▸ **Your task**: Among the records, how many lines contain "include"? Only the number is needed.

[Entries taken from a collection]

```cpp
Tuning tuning_from_env() {
    Tuning t;
    warn_unknown_env_once();
    for (const KnobDesc& k : KNOBS) {
        const char* e = getenv(k.name);
        if (!e) continue;
        char* end = nullptr;
        long v = strtol(e, &end, 10);
        if (end == e) v = 1;
        (void)tuning_set(t, k.name, v);
    }
    return t;
}

const Tuning& tuning_defaults() {
    static const Tuning d;
    return d;
}
}

int Ctx::set_kernel_timing(bool enabled) {
    if (enabled && !timer) timer = new KernelTimerImpl();
    if (!enabled && timer) {
        (void)hipStreamSynchronize(stream);
        delete timer;
        timer = nullptr;
    }
    return FRIEDA_OK;
}

std::string Ctx::kernel_timing_report(bool reset) {
    std::string out = "{\"kernels\": [";
    if (timer) {
        (void)hipStreamSynchronize(stream);
        struct Agg {
            const char* name;
            size_t launches;
            double ms, bytes;
        };
        std::vector<Agg> agg;
        for (auto& sp : timer->spans) {
            float ms = 0.f;
            if (hipEventElapsedTime(&ms, sp.start, sp.stop) != hipSuccess) continue;
            Agg* a = nullptr;
            for (auto& x : agg)
                if (strcmp(x.name, sp.name) == 0) a = &x;
            if (!a) {
                agg.push_back(Agg{sp.name, 0, 0.0, 0.0});
                a = &agg.back();
            }
            a->launches++;
            a->ms += ms;
            a->bytes += sp.alg_bytes;
        }
        bool first = true;
        for (auto& a : agg) {
            char buf[256];
            snprintf(buf, sizeof buf, "%s{\"name\": \"%s\", \"launches\": %zu, \"total_ms\": %.6f, \"alg_bytes\": %.1f}", first ? "" : ", ",
                     a.name, a.launches, a.ms, a.bytes);
            out += buf;
            first = false;
        }
        if (reset) {
            timer->spans.clear();
            timer->used = 0;
        }
    }
    out += "]}";
    return out;
}

int Ctx::fail(int code, const std::string& what) {
    err = what;
    return code;
}
int Ctx::hip_fail(hipError_t e, const char* what) {
    err = std::string(what) + ": " + hipGetErrorString(e);
    return FRIEDA_ERR_HIP;
}

int Ctx::ensure_arena(size_t bytes) {
    if (tuning.test_arena_limit && bytes > tuning.test_arena_limit) {
        err = "workspace of " + std::to_string(bytes) + " B refused by the test limit";
        return FRIEDA_ERR_NOMEM;
    }
    if (bytes <= arena_bytes) return FRIEDA_OK;
    if (arena) {
        FR_HIP(this, hipStreamSynchronize(stream));
        FR_HIP(this, hipFree(arena));
        arena = nullptr;
        arena_bytes = 0;
    }
    size_t want = (bytes + ((size_t)1 << 20) - 1) & ~(((size_t)1 << 20) - 1);
    hipError_t e = hipMalloc((void**)&arena, want);
// ... 103 lines not shown
```

frieda_amd/csrc/kernels.h:

```cpp
#pragma once
#include <hip/hip_runtime.h>
#include <stddef.h>
#include <stdint.h>

#include "field.h"

namespace frieda {
namespace k {

inline size_t tw_level_offset(uint32_t n, uint32_t lv) { return ((size_t)1 << (n - 1)) - ((size_t)1 << (n - 1 - lv)); }
__device__ __forceinline__ size_t tw_level_offset_dev(uint32_t n, uint32_t lv) {
    return ((size_t)1 << (n - 1)) - ((size_t)1 << (n - 1 - lv));
}
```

▸ **Finished task**: 4